Most therapy studies focus on non-referred cases (1), provide relatively brief treatments conducted in group format (2), evaluate the treatment in relation to symptom reduction and neglect impairments or adaptive functioning (3), do not evaluate clinical significance of symptom change (4) and do not conduct a follow-up (5).

Diverse differences among age-groups (e.g. language skills) indicate that treatment with similar general features must differ in numerous specific details when applied in different developmental periods. This leads to a classification dilemma (i.e. what cut-off to use).

Issues for treatment include the magnitude of therapeutic change (1), maintenance of change (2), identifying individual circumstances on which effective treatment depends (3), comorbidity (4), mechanisms of change (5), effectiveness of treatments (6) and the fit of therapy in clinical settings.

Researchers might not have difficulty finding statistical results because of researcher degrees of freedom. This contributes to the replication crisis. The type M error refers to overestimating the effect size as a result of a statistically significant result.

Ideas to resolve the replication crisis include better science communication (1), improved design and data collection (2) and better data analysis (3). The replication crisis appears to be the result of a flawed scientific paradigm rather than the result of a set of individual errors.

There are five major challenges in assessing experimental evidence within clinical neuropsychology:

1. Clinical tests can include a wide range of outcomes
   A test with a large number of dependent variables might have several significant results because of chance.
2. Replicating findings in specific and sufficiently large patient groups
   It is difficult to replicate findings in rare diseases and other specific groups.
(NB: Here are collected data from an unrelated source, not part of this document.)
template <int S, bool PADDED, bool VALIDATE>
__device__ __forceinline__ int qd_eig_task(double* rec, double& lam) {
    double resid, x[S];
    int its = 0;
    const int sz = PADDED ? (int)rec[1] : S;
    qd_eig_lowest<S, VALIDATE>(rec + 2, lam, x, resid, VALIDATE ? &its : nullptr, sz);
    if (VALIDATE) rec[1] = resid;
    if (sz == S) {
        double2* X2 = reinterpret_cast<double2*>(rec + 2);
#pragma unroll
        for (int i = 0; i + 1 < S; i += 2) X2[i >> 1] = make_double2(x[i], x[i + 1]);
        if (S & 1) rec[2 + S - 1] = x[S - 1];
    } else {
#pragma unroll
        for (int i = 0; i < S; ++i) if (i < sz) rec[2 + i] = x[i];
    }
    return its;
}
template <bool VALIDATE>
__device__ __forceinline__ int qd_eig_task_mem(double* rec, double& lam) {
    const int s = (int)rec[1];
    const int ne = s * (s + 1) / 2;
    double* M = rec + 2;
    double* work = M + ne;
    double* copy = VALIDATE ? work + 4 * s : nullptr;
    if (VALIDATE) for (int e = 0; e < ne; ++e) copy[e] = M[e];
    double resid;
    int its = 0;
    qd_eig_lowest_mem(s, M, work, copy, lam, resid, VALIDATE ? &its : nullptr);
    if (VALIDATE) rec[1] = resid;
    for (int i = 0; i < s; ++i) M[i] = work[3 * s + i];
    return its;
}

template <int N, bool VALIDATE, int KC>
__device__ __forceinline__ void qd_ground_select(const QdPixelRec* __restrict__ rec, int ps, const QdSlab& sl,
                                                 double* occ, double& lam_out, double& resid_out) {
    const unsigned* __restrict__ link = sl.link + ps * 32;
    const unsigned char* __restrict__ rank = sl.rank + ps * 32;
    const double* __restrict__ pool = sl.pool;
    const double* __restrict__ lamd = sl.lam;
    const int nvalid = rec->nvalid;
    unsigned lk[KC];
    double lam[KC];
    {
        const uint4* l4 = reinterpret_cast<const uint4*>(link);
#pragma unroll
        for (int q = 0; q < KC / 4; ++q) { const uint4 v = l4[q]; lk[4 * q] = v.x; lk[4 * q + 1] = v.y; lk[4 * q + 2] = v.z; lk[4 * q + 3] = v.w; }
    }
#pragma unroll
    for (int m = 0; m < KC; ++m) {
        const bool task = lk[m] < QD_LINK_SINGLE;
        const double lt = lamd[task ? lk[m] : 0u];
        lam[m] = task ? lt : (lk[m] == QD_LINK_SINGLE ? 0.0 : INFINITY);
    }
    unsigned idx2[KC / 2];
    {
        const uint4* i4 = reinterpret_cast<const uint4*>(rec->idx);
#pragma unroll
        for (int q = 0; q < KC / 8; ++q) { const uint4 v = i4[q]; idx2[4 * q] = v.x; idx2[4 * q + 1] = v.y; idx2[4 * q + 2] = v.z; idx2[4 * q + 3] = v.w; }
    }
    double best = INFINITY; unsigned bestkey = 0xFFFFFFFFu, wl = QD_LINK_NONE; int bm = 0;
#pragma unroll
    for (int m = 0; m < KC; ++m) {
        const unsigned code = (idx2[m >> 1] >> (16 * (m & 1))) & 0xFFFFu;
        const unsigned key = (m < nvalid) ? code : 0xFFFFFFFEu;
        const bool better = (lam[m] < best) | ((lam[m] == best) & (key < bestkey));
        if (better) { best = lam[m]; bestkey = key; wl = lk[m]; bm = m; }
    }
    const bool wtask = wl < QD_LINK_SINGLE;
    const unsigned woff = wtask ? sl.lists[wl] : 0u;
    unsigned rk8[KC / 4];
    {
        if constexpr (KC >= 16) {
            const uint4* r4 = reinterpret_cast<const uint4*>(rank);
#pragma unroll
            for (int q = 0; q < KC / 16; ++q) { const uint4 v = r4[q]; rk8[4 * q] = v.x; rk8[4 * q + 1] = v.y; rk8[4 * q + 2] = v.z; rk8[4 * q + 3] = v.w; }
        } else {
            const uint2 v = *reinterpret_cast<const uint2*>(rank); rk8[0] = v.x; rk8[1] = v.y;
        }
    }
    double xs[KC];
#pragma unroll
    for (int m = 0; m < KC; ++m) {
        const bool member = wtask ? (lk[m] == wl) : (m == bm);
        const unsigned rk = (rk8[m >> 2] >> (8 * (m & 3))) & 0xFFu;
        double x = 0.0;
        if (member) x = wtask ? pool[woff + 2 + rk] : 1.0;
        xs[m] = x;
    }
    int fl[N];
#pragma unroll
    for (int i = 0; i < N; ++i) { occ[i] = 0.0; fl[i] = rec->fl[i]; }
#pragma unroll
    for (int m = 0; m < KC; ++m) {
        const unsigned code = (idx2[m >> 1] >> (16 * (m & 1))) & 0xFFFFu;
        const double p = (m < nvalid) ? xs[m] * xs[m] : 0.0;
#pragma unroll
        for (int i = 0; i < N; ++i)
            occ[i] = fma(p, (double)(fl[i] + (int)((code >> (2 * (N - 1 - i))) & 3u) - 1), occ[i]);
    }
    lam_out = best;
    resid_out = 0.0;
    if (VALIDATE) {
        const double hn = sl.aux[ps];
        lam_out = best + sl.aux[QD_GS_PPB + ps];
        if (wtask) resid_out = pool[woff + 1] / (hn > 0.0 ? hn : 1.0);
    }
}
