+                                            FROW(-3)[3], FROW(-3)[2], FROW(-2)[1], FROW(-1)[0], FROW(0)[0], FROW(1)[0], FROW(2)[1], FROW(3)[2]};
+                    mA = fast_m_arc<ARC>(r, FROW(0)[3]);
+                }
+                {
+                    const uint32_t r[16] = {FROW(3)[4], FROW(3)[5], FROW(2)[6], FROW(1)[7], FROW(0)[7], FROW(-1)[7], FROW(-2)[6], FROW(-3)[5],
+                                            FROW(-3)[4], FROW(-3)[3], FROW(-2)[2], FROW(-1)[1], FROW(0)[1], FROW(1)[1], FROW(2)[2], FROW(3)[3]};
+                    mB = fast_m_arc<ARC>(r, FROW(0)[4]);
+                }
 #undef FROW
-            const int mr = seg * 8 + i;
-            const bool yin = (yin_bits >> i) & 1u;
-            uint2 o;
-            o.x = hfma2_relu(mA, yin ? keepA : 0u, ntlo2);
-            o.y = hfma2_relu(mB, yin ? keepB : 0u, ntlo2);
-            *reinterpret_cast<uint2 *>(&mt[(mr * 32 + g) * 2]) = o;
-        }
-    }
-    __syncthreads();
-    const FTileInfo &ti = wk.ftile_info[tile];
+                const bool yin = (row_bits >> j) & 1u;
+                const uint32_t A = hfma2_relu(mA, yin ? keepA : 0u, ntlo2);
+                const uint32_t B = hfma2_relu(mB, yin ? keepB : 0u, ntlo2);
+                stp[j * 32] = __byte_perm(A, B, 0x6240);
+                uint32_t lrA, lrB, nfA, nfB;
+                nms_row(A, B, kLA, kM, kRB, lrA, lrB, nfA, nfB);
+                const uint32_t kV = ((row_bits >> (16 + j)) & 1u) ? 0u : ONE2, nkV = kV | 0x80008000u;
+                const uint32_t eA = hfma2(cA, NEG2, hmax2_keep(accA, nfA, kV, nkV));
+                const uint32_t eB = hfma2(cB, NEG2, hmax2_keep(accB, nfB, kV, nkV));
+                w |= nms_beats(eA, eB) >> (7 - j);
+                accA = hmax2_keep(lrA, fA, kV, nkV);
+                accB = hmax2_keep(lrB, fB, kV, nkV);
+                cA = A;
+                cB = B;
+                fA = nfA;
+                fB = nfB;
+            }
+            w0 = w1;
+            w1 = w2;
+            w2 = w;
+            rowp += 7 * PSTRIDE;
+            stp += 7 * 32;
+            row_bits >>= 7;
+        }
+        w2 |= nms_beats(hfma2(cA, NEG2, accA), hfma2(cB, NEG2, accB)) >> 5;
+        const uint32_t lo = (w0 >> 1) | ((w1 << 6) & 0xC0C0C0C0u);
+        const uint32_t hi = ((w1 >> 2) & 0x1F1F1F1Fu) | ((w2 << 5) & 0xE0E0E0E0u);
+        fbits = (uint64_t)hi << 32 | lo;
+    }
+    __syncthreads();
+    if (seg > 0) {
+        const uint32_t kV = ((ti.hmask >> r0) & 1u) ? 0u : ONE2;
+        const uint32_t wn = st[(r0 - 1) * 32 + g], wc = st[r0 * 32 + g];
+        uint32_t lrA, lrB, nfA, nfB;
+        nms_row(__byte_perm(wn, 0, 0x4240), __byte_perm(wn, 0, 0x4341), kLA, kM, kRB, lrA, lrB, nfA, nfB);
+        const uint32_t beats = nms_beats(hfma2(__byte_perm(wc, 0, 0x4240), NEG2, hmul2(nfA, kV)),
+                                         hfma2(__byte_perm(wc, 0, 0x4341), NEG2, hmul2(nfB, kV)));
+        fbits &= ~(uint64_t)((~beats & 0x80808080u) >> 7);
+    }
+    if (seg < 3) {
+        const uint32_t kV = ((ti.hmask >> (r0 + 16)) & 1u) ? 0u : ONE2;
+        const uint32_t wn = st[(r0 + 16) * 32 + g], wc = st[(r0 + 15) * 32 + g];
+        uint32_t lrA, lrB, nfA, nfB;
+        nms_row(__byte_perm(wn, 0, 0x4240), __byte_perm(wn, 0, 0x4341), kLA, kM, kRB, lrA, lrB, nfA, nfB);
+        const uint32_t beats = nms_beats(hfma2(__byte_perm(wc, 0, 0x4240), NEG2, hmul2(nfA, kV)),
+                                         hfma2(__byte_perm(wc, 0, 0x4341), NEG2, hmul2(nfB, kV)));
+        fbits &= ~((uint64_t)(~beats & 0x80808080u) << 32);
+    }
+    if (seg == 0) fbits &= ~0x01010101ull;
+    if (seg == 3) fbits &= ~0x8080808000000000ull;
+    if (g == 0 || g == 31) fbits = 0;
     const LevelDev &L = plan->lv[ti.level];
     const int xmax = L.w - ORBFE_EDGE, ymax = L.h - ORBFE_EDGE;
     const int thi = plan->t_hi;
-    uint32_t fbits = 0;
-    const int r0 = seg * 8;
-    uint32_t vb;
-    {
-        const uint32_t nib = (ti.vmask[g >> 3] >> (4 * (g & 7))) & 15u;
-        vb = nib | (__shfl_down_sync(0xffffffffu, nib, 1) & 1u) << 4;
-    }
-    if (g >= 1 && g <= 30) {
-        const uint32_t ONE2 = 0x3C003C00u, NEG2 = 0xBC00BC00u;
-        const uint32_t kLA = ((vb & 1u) ? 0u : 0x00003C00u) | ((vb & 4u) ? 0u : 0x3C000000u);
-        const uint32_t kM = ((vb & 2u) ? 0u : 0x00003C00u) | ((vb & 8u) ? 0u : 0x3C000000u);
-        const uint32_t kRB = ((vb & 4u) ? 0u : 0x00003C00u) | ((vb & 16u) ? 0u : 0x3C000000u);
-        const uint32_t nkM = kM | 0x80008000u;
-        const uint32_t hm = (uint32_t)(ti.hmask >> r0);
-        uint32_t A[3], B[3], lrA[3], lrB[3], fullA[3], fullB[3];
-#pragma unroll
-        for (int j = 0; j < 10; j++) {
-            const int rr = j == 0 ? max(r0 - 1, 0) : j == 9 ? min(r0 + 8, F2_MH - 1) : r0 - 1 + j;
-            const uint32_t *rowp = &mt[(rr * 32 + g) * 2];
-            const uint2 own = *reinterpret_cast<const uint2 *>(rowp);
-            const uint32_t pB = rowp[-1], nA = rowp[2];
-            const int sl = j % 3;
-            A[sl] = own.x;
-            B[sl] = own.y;
-            const uint32_t leftA = hmul2(__byte_perm(pB, own.y, 0x5432), kLA);
-            const uint32_t rightB = hmul2(__byte_perm(own.x, nA, 0x5432), kRB);
-            lrA[sl] = hmax2_keep(leftA, own.y, kM, nkM);
-            fullA[sl] = hmax2_keep(lrA[sl], own.x, ONE2, NEG2);
-            lrB[sl] = hmax2_keep(rightB, own.x, kM, nkM);
-            fullB[sl] = hmax2_keep(lrB[sl], own.y, ONE2, NEG2);
-            if (j >= 2) {
-                const int c = (j - 1) % 3, u = (j - 2) % 3, d = j % 3;
-                const uint32_t kUp = ((hm >> (j - 2)) & 1u) ? 0u : ONE2, kDn = ((hm >> (j - 1)) & 1u) ? 0u : ONE2;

However, this could be aided by replicating a small part of a study in another study, so that researchers can help each other.
3. Determining whether a finding is robust and should be used in clinical practice
   It is difficult to determine whether a finding is robust and should consequently be used in clinical practice.
4. Determining whether an earlier finding can be disregarded
   It is difficult to determine whether there is enough evidence to disregard earlier conclusions that are widespread in clinical practice.
5. Translate group findings to individual patients
   It is difficult to generalize the findings of a study to an individual patient.